The blog covers releases in the areas of free and mainstream jazz, world music, "art" rock, and the blues. Classical coverage, which was originally here, continues on the Gapplegate Classical-Modern Review (see link on this page). Where are we right now and how did we get here? That's the concern.
Wednesday, March 3, 2010
George Dulin Disband: An Exciting New Piano Voice
The pianism of George Dulin has all the linear thrust and power of a Bud Powell, but different notes! He's rather young but his play does not sound like it. There is a fully formed vision of how to go about his art. He is joined by thoroughly hip trio-mates on the Cadence Jazz album Ride of Your Life. Danny Zanker plays a forceful and note-refined bass. He solos with aggressive flair, plays ensemble passages with drive and walks (and sometimes skips along) with some of the best. The late drummer Take Toriyama has creative energy and a real stylistic thrust that helps make this group excel. He is replaced on three numbers by Jordan Perlson, who does the right things as well, if perhaps not as startlingly so.
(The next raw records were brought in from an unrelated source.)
# evalf/nutils

Measured on AMD Instinct MI355X. Metric: elements assembled/sec (global stiffness K), higher is better.
Workload: dtype f64; 1 GPU; 3D Poisson stiffness, 128^3 structured hex, p=1, 2x2x2 Gauss, iso geometry (BASELINE.json configs[1]); nelems_per_gpu=2097152, nnz_per_gpu=57066625, kernel=k_p1hex_skew<16,16,false,false>, parallelism=single GPU, launch=hipGraph replay (20 steps per graph), settle_steps=600

## Files before the change

nutils_amd/csrc/nh_p1hex_element.inc:

```
        double X[2][2][2][3];
        double un[8];
#pragma unroll
        for (int a = 0; a < 2; ++a)
#pragma unroll
          for (int bb = 0; bb < 2; ++bb)
#pragma unroll
            for (int c = 0; c < 2; ++c) {
              const double *src = NH_P1HEX_VERT(a, bb, c);
              X[a][bb][c][0] = src[0];
              X[a][bb][c][1] = src[1];
              X[a][bb][c][2] = src[2];
              un[a * 4 + bb * 2 + c] = VEC ? src[VW - 1] : 0.;
            }
#define NH_P1HEX_ELEM (((i64)gi * p.n1 + gj) * p.n2 + gk)
        double qs[8];
#pragma unroll
        for (int q = 0; q < 8; ++q) qs[q] = 1.;
        if (COEF && p.qscale) {
          const double *src = p.qscale + NH_P1HEX_ELEM * 8;
#pragma unroll
          for (int q = 0; q < 8; ++q) qs[q] = src[q];
        }
        constexpr bool hasm = MASS;
        double qm[8];
#pragma unroll
        for (int q = 0; q < 8; ++q) qm[q] = 1.;
        if (MASS && COEF && p.qmass) {
          const double *src = p.qmass + NH_P1HEX_ELEM * 8;
#pragma unroll
          for (int q = 0; q < 8; ++q) qm[q] = src[q];
        }
        double *const pl[2] = {acc + slot_of(gi) + (ej * VK + ek) * NS, acc + slot_of(gi + 1) + (ej * VK + ek) * NS};
#define NH_P1HEX_SLOT(a0, a1, a2, b0, b1, b2) (pl[a0] + ((a1) * VK + (a2)) * NS + ((b0) - (a0)) * 9 + ((b1) - (a1)) * 3 + ((b2) - (a2)))
        if constexpr (VEC) {
          double r[8];
#define NH_P1HEX_QS(q) qs[q]
#define NH_P1HEX_QM(q) qm[q]
#include "nh_p1hex_apply.inc"
#undef NH_P1HEX_QS
#undef NH_P1HEX_QM
#pragma unroll
          for (int a = 0; a < 8; ++a) atomicAdd(NH_P1HEX_SLOT(a >> 2, (a >> 1) & 1, a & 1, a >> 2, (a >> 1) & 1, a & 1), r[a]);
        } else {
        double R0[3][3], R1[3][3], R2[3][3], W01[2][2][3], W02[2][2][3], W12[2][2][3], Mm[3][3][3];
#define NH_P1HEX_QS(q) qs[q]
#define NH_P1HEX_QM(q) qm[q]
#include "nh_p1hex_math.inc"
#undef NH_P1HEX_QS
#undef NH_P1HEX_QM
        auto entry = [&](int a, int bb) {
          const int a0 = a >> 2, a1 = (a >> 1) & 1, a2 = a & 1;
          const int b0 = bb >> 2, b1 = (bb >> 1) & 1, b2 = bb & 1;
          const int p0 = a0 + b0, p1 = a1 + b1, p2 = a2 + b2;
          const double s00 = (a0 == b0) ? 1. : -1., s11 = (a1 == b1) ? 1. : -1., s22 = (a2 == b2) ? 1. : -1.;
          const double s01 = (a0 == b1) ? 1. : -1., s10 = (b0 == a1) ? 1. : -1.;
          const double s02 = (a0 == b2) ? 1. : -1., s20 = (b0 == a2) ? 1. : -1.;
          const double s12 = (a1 == b2) ? 1. : -1., s21 = (b1 == a2) ? 1. : -1.;
          double k = s00 * R0[p1][p2] + s11 * R1[p0][p2] + s22 * R2[p0][p1] + s01 * W01[b0][a1][p2] + s10 * W01[a0][b1][p2]
                   + s02 * W02[b0][a2][p1] + s20 * W02[a0][b2][p1] + s12 * W12[b1][a2][p0] + s21 * W12[a1][b2][p0];
          if (hasm) k += Mm[p0][p1][p2];
          return k;
        };
        {
#pragma unroll
          for (int a = 0; a < 8; ++a) {
            const int a0 = a >> 2, a1 = (a >> 1) & 1, a2 = a & 1;
#pragma unroll
            for (int bb = a; bb < 8; ++bb) {
              const int b0 = bb >> 2, b1 = (bb >> 1) & 1, b2 = bb & 1;
              const double k = entry(a, bb);
              double *const dst = NH_P1HEX_SLOT(a0, a1, a2, b0, b1, b2);
              if (!(DEBUG(p) & 1)) atomicAdd(dst, k);
              else if (k == 1.2345e300) dst[0] = 1.;
            }
          }
        }
        }
#undef NH_P1HEX_ELEM
#undef NH_P1HEX_SLOT
```

nutils_amd/csrc/nh_p1hex_math.inc:

```
{
  const double (&n)[2][2] = p.n;
  const double (&c)[3][2] = p.c;
  double J0[2][2][3], J1[2][2][3], J2[2][2][3];
#pragma unroll
  for (int d = 0; d < 3; ++d) {
    double e0[2][2], e1[2][2], e2[2][2];
#pragma unroll
    for (int x = 0; x < 2; ++x)
#pragma unroll
      for (int y = 0; y < 2; ++y) {
        e0[x][y] = X[1][x][y][d] - X[0][x][y][d];
        e1[x][y] = X[x][1][y][d] - X[x][0][y][d];
        e2[x][y] = X[x][y][1][d] - X[x][y][0][d];
      }
    double t0[2][2], t1[2][2], t2[2][2];
#pragma unroll
    for (int y = 0; y < 2; ++y) {
      const double d0 = e0[1][y] - e0[0][y], d1 = e1[1][y] - e1[0][y], d2 = e2[1][y] - e2[0][y];
#pragma unroll
      for (int q1 = 0; q1 < 2; ++q1) {
        t0[q1][y] = fma(n[1][q1], d0, e0[0][y]);
        t1[q1][y] = fma(n[1][q1], d1, e1[0][y]);
        t2[q1][y] = fma(n[1][q1], d2, e2[0][y]);
      }
    }
#pragma unroll
    for (int q1 = 0; q1 < 2; ++q1) {
      const double d0 = t0[q1][1] - t0[q1][0], d1 = t1[q1][1] - t1[q1][0], d2 = t2[q1][1] - t2[q1][0];
#pragma unroll
      for (int q2 = 0; q2 < 2; ++q2) {
        J0[q1][q2][d] = fma(n[1][q2], d0, t0[q1][0]);
        J1[q1][q2][d] = fma(n[1][q2], d1, t1[q1][0]);
        J2[q1][q2][d] = fma(n[1][q2], d2, t2[q1][0]);
      }
    }
  }
  double D0[2][2], D1[2][2], D2[2][2], M01[2][2][2], M02[2][2][2], M12[2][2][2], Dm[2][2][2];
#pragma unroll
  for (int qa = 0; qa < 2; ++qa)
#pragma unroll
    for (int qb = 0; qb < 2; ++qb)
#pragma unroll
      for (int qc = 0; qc < 2; ++qc) {
        const double *c0 = J0[qb][qc], *c1 = J1[qa][qc], *c2 = J2[qa][qb];
        double A[3][3];
        A[0][0] = c1[1] * c2[2] - c1[2] * c2[1];
        A[0][1] = c1[2] * c2[0] - c1[0] * c2[2];
        A[0][2] = c1[0] * c2[1] - c1[1] * c2[0];
        A[1][0] = c2[1] * c0[2] - c2[2] * c0[1];
        A[1][1] = c2[2] * c0[0] - c2[0] * c0[2];
        A[1][2] = c2[0] * c0[1] - c2[1] * c0[0];
        A[2][0] = c0[1] * c1[2] - c0[2] * c1[1];
        A[2][1] = c0[2] * c1[0] - c0[0] * c1[2];
        A[2][2] = c0[0] * c1[1] - c0[1] * c1[0];
        const double det = c0[0] * A[0][0] + c0[1] * A[0][1] + c0[2] * A[0][2];
        const double sc = p.wk[qa][qb][qc] * NH_P1HEX_QS(qa * 4 + qb * 2 + qc) * fast_rcp(fabs(det));
        const double m00 = sc * (A[0][0] * A[0][0] + A[0][1] * A[0][1] + A[0][2] * A[0][2]);
        const double m11 = sc * (A[1][0] * A[1][0] + A[1][1] * A[1][1] + A[1][2] * A[1][2]);
        const double m22 = sc * (A[2][0] * A[2][0] + A[2][1] * A[2][1] + A[2][2] * A[2][2]);
        M01[qa][qb][qc] = sc * (A[0][0] * A[1][0] + A[0][1] * A[1][1] + A[0][2] * A[1][2]);
        M02[qa][qb][qc] = sc * (A[0][0] * A[2][0] + A[0][1] * A[2][1] + A[0][2] * A[2][2]);
        M12[qa][qb][qc] = sc * (A[1][0] * A[2][0] + A[1][1] * A[2][1] + A[1][2] * A[2][2]);
        D0[qb][qc] = qa ? D0[qb][qc] + m00 : m00;
        D1[qa][qc] = qb ? D1[qa][qc] + m11 : m11;
        D2[qa][qb] = qc ? D2[qa][qb] + m22 : m22;
        if (hasm) Dm[qa][qb][qc] = p.wm[qa][qb][qc] * NH_P1HEX_QM(qa * 4 + qb * 2 + qc) * fabs(det);
      }
  {
    double U[2][3];
#pragma unroll
    for (int x = 0; x < 2; ++x)
#pragma unroll
      for (int pp = 0; pp < 3; ++pp) U[x][pp] = c[pp][0] * D0[x][0] + c[pp][1] * D0[x][1];
#pragma unroll
    for (int p1 = 0; p1 < 3; ++p1)
#pragma unroll
      for (int p2 = 0; p2 < 3; ++p2) R0[p1][p2] = c[p1][0] * U[0][p2] + c[p1][1] * U[1][p2];
#pragma unroll
    for (int x = 0; x < 2; ++x)
#pragma unroll
      for (int pp = 0; pp < 3; ++pp) U[x][pp] = c[pp][0] * D1[x][0] + c[pp][1] * D1[x][1];
#pragma unroll
    for (int p0 = 0; p0 < 3; ++p0)
#pragma unroll
      for (int p2 = 0; p2 < 3; ++p2) R1[p0][p2] = c[p0][0] * U[0][p2] + c[p0][1] * U[1][p2];
#pragma unroll
    for (int x = 0; x < 2; ++x)
#pragma unroll
      for (int pp = 0; pp < 3; ++pp) U[x][pp] = c[pp][0] * D2[x][0] + c[pp][1] * D2[x][1];
#pragma unroll
    for (int p0 = 0; p0 < 3; ++p0)
#pragma unroll
      for (int p1 = 0; p1 < 3; ++p1) R2[p0][p1] = c[p0][0] * U[0][p1] + c[p0][1] * U[1][p1];
  }
  {
    double V[2][2][2], V2[2][2][2];
#pragma unroll
    for (int b0 = 0; b0 < 2; ++b0)
#pragma unroll
      for (int be = 0; be < 2; ++be)
#pragma unroll
        for (int ga = 0; ga < 2; ++ga) V[b0][be][ga] = n[b0][0] * M01[0][be][ga] + n[b0][1] * M01[1][be][ga];
#pragma unroll
    for (int b0 = 0; b0 < 2; ++b0)
#pragma unroll
      for (int a1 = 0; a1 < 2; ++a1)
#pragma unroll
        for (int ga = 0; ga < 2; ++ga) V2[b0][a1][ga] = n[a1][0] * V[b0][0][ga] + n[a1][1] * V[b0][1][ga];
#pragma unroll
    for (int b0 = 0; b0 < 2; ++b0)
#pragma unroll
      for (int a1 = 0; a1 < 2; ++a1)
#pragma unroll
        for (int pp = 0; pp < 3; ++pp) W01[b0][a1][pp] = c[pp][0] * V2[b0][a1][0] + c[pp][1] * V2[b0][a1][1];
#pragma unroll
    for (int b0 = 0; b0 < 2; ++b0)
#pragma unroll
      for (int be = 0; be < 2; ++be)
#pragma unroll
        for (int ga = 0; ga < 2; ++ga) V[b0][be][ga] = n[b0][0] * M02[0][be][ga] + n[b0][1] * M02[1][be][ga];
#pragma unroll
    for (int b0 = 0; b0 < 2; ++b0)
#pragma unroll
      for (int a2 = 0; a2 < 2; ++a2)
#pragma unroll
        for (int be = 0; be < 2; ++be) V2[b0][a2][be] = n[a2][0] * V[b0][be][0] + n[a2][1] * V[b0][be][1];
#pragma unroll
    for (int b0 = 0; b0 < 2; ++b0)
#pragma unroll
      for (int a2 = 0; a2 < 2; ++a2)
#pragma unroll
        for (int pp = 0; pp < 3; ++pp) W02[b0][a2][pp] = c[pp][0] * V2[b0][a2][0] + c[pp][1] * V2[b0][a2][1];
#pragma unroll
    for (int b1 = 0; b1 < 2; ++b1)
#pragma unroll
      for (int al = 0; al < 2; ++al)
#pragma unroll
        for (int ga = 0; ga < 2; ++ga) V[b1][al][ga] = n[b1][0] * M12[al][0][ga] + n[b1][1] * M12[al][1][ga];
#pragma unroll
    for (int b1 = 0; b1 < 2; ++b1)
#pragma unroll
      for (int a2 = 0; a2 < 2; ++a2)
#pragma unroll
        for (int al = 0; al < 2; ++al) V2[b1][a2][al] = n[a2][0] * V[b1][al][0] + n[a2][1] * V[b1][al][1];
#pragma unroll
    for (int b1 = 0; b1 < 2; ++b1)
#pragma unroll
      for (int a2 = 0; a2 < 2; ++a2)
#pragma unroll
        for (int pp = 0; pp < 3; ++pp) W12[b1][a2][pp] = c[pp][0] * V2[b1][a2][0] + c[pp][1] * V2[b1][a2][1];
  }
  if (hasm) {
    double t1[2][2][3], t2[2][3][3];
#pragma unroll
    for (int qa = 0; qa < 2; ++qa)
#pragma unroll
      for (int qb = 0; qb < 2; ++qb)
#pragma unroll
        for (int p2 = 0; p2 < 3; ++p2) t1[qa][qb][p2] = c[p2][0] * Dm[qa][qb][0] + c[p2][1] * Dm[qa][qb][1];
#pragma unroll
    for (int qa = 0; qa < 2; ++qa)
#pragma unroll
      for (int p1 = 0; p1 < 3; ++p1)
#pragma unroll
        for (int p2 = 0; p2 < 3; ++p2) t2[qa][p1][p2] = c[p1][0] * t1[qa][0][p2] + c[p1][1] * t1[qa][1][p2];
#pragma unroll
    for (int p0 = 0; p0 < 3; ++p0)
#pragma unroll
      for (int p1 = 0; p1 < 3; ++p1)
#pragma unroll
        for (int p2 = 0; p2 < 3; ++p2) Mm[p0][p1][p2] = c[p0][0] * t2[0][p1][p2] + c[p0][1] * t2[1][p1][p2];
  }
}
```

Baseline: 11.91 billion elements/s.

## Factor P1 hex entry assembly, simplify Jacobian interpolation, inline reciprocal refinement

The per-entry loop that summed nine signed terms for each of the 36 upper-triangle stiffness entries is replaced by a staged evaluation per p0 slice. It precomputes shared sums S, P, Y01 and Y02 so common subexpressions are reused across entries. The Jacobian setup is rewritten as a trilinear coefficient form with fewer subtractions and FMAs. The reciprocal of the determinant now uses the hardware rcp estimate plus one inlined second-order refinement instead of fast_rcp. The aim is fewer FP64 instructions per element, at the cost of more intricate index logic and slightly different rounding.

```diff
diff --git a/nutils_amd/csrc/nh_p1hex_element.inc b/nutils_amd/csrc/nh_p1hex_element.inc
--- a/nutils_amd/csrc/nh_p1hex_element.inc
+++ b/nutils_amd/csrc/nh_p1hex_element.inc
@@ -48,33 +48,12 @@
 #include "nh_p1hex_math.inc"
 #undef NH_P1HEX_QS
 #undef NH_P1HEX_QM
-        auto entry = [&](int a, int bb) {
-          const int a0 = a >> 2, a1 = (a >> 1) & 1, a2 = a & 1;
-          const int b0 = bb >> 2, b1 = (bb >> 1) & 1, b2 = bb & 1;
-          const int p0 = a0 + b0, p1 = a1 + b1, p2 = a2 + b2;
-          const double s00 = (a0 == b0) ? 1. : -1., s11 = (a1 == b1) ? 1. : -1., s22 = (a2 == b2) ? 1. : -1.;
-          const double s01 = (a0 == b1) ? 1. : -1., s10 = (b0 == a1) ? 1. : -1.;
-          const double s02 = (a0 == b2) ? 1. : -1., s20 = (b0 == a2) ? 1. : -1.;
-          const double s12 = (a1 == b2) ? 1. : -1., s21 = (b1 == a2) ? 1. : -1.;
-          double k = s00 * R0[p1][p2] + s11 * R1[p0][p2] + s22 * R2[p0][p1] + s01 * W01[b0][a1][p2] + s10 * W01[a0][b1][p2]
-                   + s02 * W02[b0][a2][p1] + s20 * W02[a0][b2][p1] + s12 * W12[b1][a2][p0] + s21 * W12[a1][b2][p0];
-          if (hasm) k += Mm[p0][p1][p2];
-          return k;
-        };
-        {
-#pragma unroll
-          for (int a = 0; a < 8; ++a) {
-            const int a0 = a >> 2, a1 = (a >> 1) & 1, a2 = a & 1;
-#pragma unroll
-            for (int bb = a; bb < 8; ++bb) {
-              const int b0 = bb >> 2, b1 = (bb >> 1) & 1, b2 = bb & 1;
-              const double k = entry(a, bb);
-              double *const dst = NH_P1HEX_SLOT(a0, a1, a2, b0, b1, b2);
-              if (!(DEBUG(p) & 1)) atomicAdd(dst, k);
-              else if (k == 1.2345e300) dst[0] = 1.;
-            }
-          }
-        }
+#define NH_P1HEX_ENTRY(a0, a1, a2, b0, b1, b2, k) { \
+          double *const dst = NH_P1HEX_SLOT(a0, a1, a2, b0, b1, b2); \
+          if (!(DEBUG(p) & 1)) atomicAdd(dst, k); \
+          else if (k == 1.2345e300) dst[0] = 1.; }
+#include "nh_p1hex_entries.inc"
+#undef NH_P1HEX_ENTRY
         }
 #undef NH_P1HEX_ELEM
 #undef NH_P1HEX_SLOT
diff --git a/nutils_amd/csrc/nh_p1hex_entries.inc b/nutils_amd/csrc/nh_p1hex_entries.inc
--- /dev/null
+++ b/nutils_amd/csrc/nh_p1hex_entries.inc
@@ -0,0 +1,44 @@
+#pragma unroll
+for (int p0 = 0; p0 < 3; ++p0) {
+  const int a0 = p0 == 2, b0 = p0 >= 1;
+  double S[3][3], P[4][4], Y01[2][2][3], Y02[2][2][3];
+#pragma unroll
+  for (int p1 = 0; p1 < 3; ++p1)
+#pragma unroll
+    for (int p2 = 0; p2 < 3; ++p2) {
+      double s = (p0 == 1 ? -R0[p1][p2] : R0[p1][p2]) + (p1 == 1 ? -R1[p0][p2] : R1[p0][p2]);
+      s += p2 == 1 ? -R2[p0][p1] : R2[p0][p1];
+      if (hasm) s += Mm[p0][p1][p2];
+      S[p1][p2] = s;
+    }
+#pragma unroll
+  for (int u = 0; u < 4; ++u)
+#pragma unroll
+    for (int v = u; v < 4; ++v) {
+      const int x = u >> 1, y = u & 1, z = v >> 1, w = v & 1;
+      if (u == v) P[u][v] = fma(x == y ? 2. : -2., W12[x][y][p0], S[2 * x][2 * y]);
+      else P[u][v] = (S[x + z][y + w] + (x == w ? W12[z][y][p0] : -W12[z][y][p0])) + (z == y ? W12[x][w][p0] : -W12[x][w][p0]);
+    }
+#pragma unroll
+  for (int y = 0; y < 2; ++y)
+#pragma unroll
+    for (int w = (a0 == b0 ? y + 1 : 0); w < 2; ++w)
+#pragma unroll
+      for (int pp = 0; pp < 3; ++pp) {
+        const int x = a0, z = b0;
+        Y01[y][w][pp] = (x == w ? W01[z][y][pp] : -W01[z][y][pp]) + (z == y ? W01[x][w][pp] : -W01[x][w][pp]);
+        Y02[y][w][pp] = (x == w ? W02[z][y][pp] : -W02[z][y][pp]) + (z == y ? W02[x][w][pp] : -W02[x][w][pp]);
+      }
+#pragma unroll
+  for (int u = 0; u < 4; ++u)
+#pragma unroll
+    for (int v = (a0 == b0 ? u : 0); v < 4; ++v) {
+      const int a1 = u >> 1, a2 = u & 1, b1 = v >> 1, b2 = v & 1, p1 = a1 + b1, p2 = a2 + b2;
+      double k = P[u < v ? u : v][u < v ? v : u];
+      if (a0 == b0 && a1 == b1) k = fma(a0 == a1 ? 2. : -2., W01[a0][a1][p2], k);
+      else k += Y01[a1][b1][p2];
+      if (a0 == b0 && a2 == b2) k = fma(a0 == a2 ? 2. : -2., W02[a0][a2][p1], k);
+      else k += Y02[a0 == b0 && a2 > b2 ? b2 : a2][a0 == b0 && a2 > b2 ? a2 : b2][p1];
+      NH_P1HEX_ENTRY(a0, a1, a2, b0, b1, b2, k)
+    }
+}
diff --git a/nutils_amd/csrc/nh_p1hex_math.inc b/nutils_amd/csrc/nh_p1hex_math.inc
--- a/nutils_amd/csrc/nh_p1hex_math.inc
+++ b/nutils_amd/csrc/nh_p1hex_math.inc
@@ -1,39 +1,33 @@
+#ifndef NH_P1HEX_RCP_EST
+#define NH_P1HEX_RCP_EST(d) __builtin_amdgcn_rcp(d)
+#endif
 {
   const double (&n)[2][2] = p.n;
   const double (&c)[3][2] = p.c;
   double J0[2][2][3], J1[2][2][3], J2[2][2][3];
 #pragma unroll
   for (int d = 0; d < 3; ++d) {
-    double e0[2][2], e1[2][2], e2[2][2];
+    const double a0 = X[1][0][0][d] - X[0][0][0][d], a1 = X[0][1][0][d] - X[0][0][0][d], a2 = X[0][0][1][d] - X[0][0][0][d];
+    const double f02 = X[1][0][1][d] - X[0][0][1][d];
+    const double a01 = (X[1][1][0][d] - X[0][1][0][d]) - a0, a02 = f02 - a0, a12 = (X[0][1][1][d] - X[0][0][1][d]) - a1;
+    const double a012 = ((X[1][1][1][d] - X[0][1][1][d]) - f02) - a01;
+    double u0[2], v0[2], u1[2], u2[2], v12[2];
 #pragma unroll
-    for (int x = 0; x < 2; ++x)
-#pragma unroll
-      for (int y = 0; y < 2; ++y) {
-        e0[x][y] = X[1][x][y][d] - X[0][x][y][d];
-        e1[x][y] = X[x][1][y][d] - X[x][0][y][d];
-        e2[x][y] = X[x][y][1][d] - X[x][y][0][d];
-      }
-    double t0[2][2], t1[2][2], t2[2][2];
-#pragma unroll
-    for (int y = 0; y < 2; ++y) {
-      const double d0 = e0[1][y] - e0[0][y], d1 = e1[1][y] - e1[0][y], d2 = e2[1][y] - e2[0][y];
-#pragma unroll
-      for (int q1 = 0; q1 < 2; ++q1) {
-        t0[q1][y] = fma(n[1][q1], d0, e0[0][y]);
-        t1[q1][y] = fma(n[1][q1], d1, e1[0][y]);
-        t2[q1][y] = fma(n[1][q1], d2, e2[0][y]);
-      }
+    for (int q = 0; q < 2; ++q) {
+      u0[q] = fma(n[1][q], a01, a0);
+      v0[q] = fma(n[1][q], a012, a02);
+      u1[q] = fma(n[1][q], a01, a1);
+      u2[q] = fma(n[1][q], a02, a2);
+      v12[q] = fma(n[1][q], a012, a12);
     }
 #pragma unroll
-    for (int q1 = 0; q1 < 2; ++q1) {
-      const double d0 = t0[q1][1] - t0[q1][0], d1 = t1[q1][1] - t1[q1][0], d2 = t2[q1][1] - t2[q1][0];
+    for (int q1 = 0; q1 < 2; ++q1)
 #pragma unroll
       for (int q2 = 0; q2 < 2; ++q2) {
-        J0[q1][q2][d] = fma(n[1][q2], d0, t0[q1][0]);
-        J1[q1][q2][d] = fma(n[1][q2], d1, t1[q1][0]);
-        J2[q1][q2][d] = fma(n[1][q2], d2, t2[q1][0]);
+        J0[q1][q2][d] = fma(n[1][q2], v0[q1], u0[q1]);
+        J1[q1][q2][d] = fma(n[1][q2], v12[q1], u1[q1]);
+        J2[q1][q2][d] = fma(n[1][q2], v12[q1], u2[q1]);
       }
-    }
   }
   double D0[2][2], D1[2][2], D2[2][2], M01[2][2][2], M02[2][2][2], M12[2][2][2], Dm[2][2][2];
 #pragma unroll
@@ -54,7 +48,8 @@
         A[2][1] = c0[2] * c1[0] - c0[0] * c1[2];
         A[2][2] = c0[0] * c1[1] - c0[1] * c1[0];
         const double det = c0[0] * A[0][0] + c0[1] * A[0][1] + c0[2] * A[0][2];
-        const double sc = p.wk[qa][qb][qc] * NH_P1HEX_QS(qa * 4 + qb * 2 + qc) * fast_rcp(fabs(det));
+        const double ad = fabs(det), r = NH_P1HEX_RCP_EST(ad), e = fma(-ad, r, 1.), sr = p.wk[qa][qb][qc] * NH_P1HEX_QS(qa * 4 + qb * 2 + qc) * r;
+        const double sc = fma(sr, fma(e, e, e), sr);
         const double m00 = sc * (A[0][0] * A[0][0] + A[0][1] * A[0][1] + A[0][2] * A[0][2]);
         const double m11 = sc * (A[1][0] * A[1][0] + A[1][1] * A[1][1] + A[1][2] * A[1][2]);
         const double m22 = sc * (A[2][0] * A[2][0] + A[2][1] * A[2][1] + A[2][2] * A[2][2]);
```

New measurement: 11.73 billion elements/s. 0.985x the previous value.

The program contains standards like "Round Midnight" and "Monk's Mood," and a series of highly engaging recompositions of further standards. "Ella's Night-Light," for example, reworks "Stella By Starlight" ingeniously. The re-presentations are so inimitable and so complete that their original reference points become almost irrelevant. There are also a few quirkily engaging originals that are more or less tabula rasa.
Dulin plays plays bop without the bop. He has rethought the roots of modern jazz and remade them in his own stylistic image. A description of his playing? He has a harmonic grounding in traditional form and at his own volition, deconstructs, reconstructs and supersedes those forms at will. There is a rhythmic abundance to his playing at times, the modern equivalent to those semi-bizarre, tumbling anarchic introductions Erroll Garner pulled off so dramatically, only they are not quite the same, and they don't introduce anything but themselves.
Other times he gets into a linearly swinging chain of notes that don't have the least bit of cliche about them. Still other times he can go into a rubato passage that gives his own take on those pianists that came before in this mode, only he does not quote!
There is much to dig from the standpoint of the trio. Nice arrangements, profound drumming, bassmeistering of a high sort. . . .
Anyone who looks for something rooted yet innovative in the piano trio bag will do well to listen to Ride of Your Life. Dulin could well be a major new voice and you are getting in on the ground floor.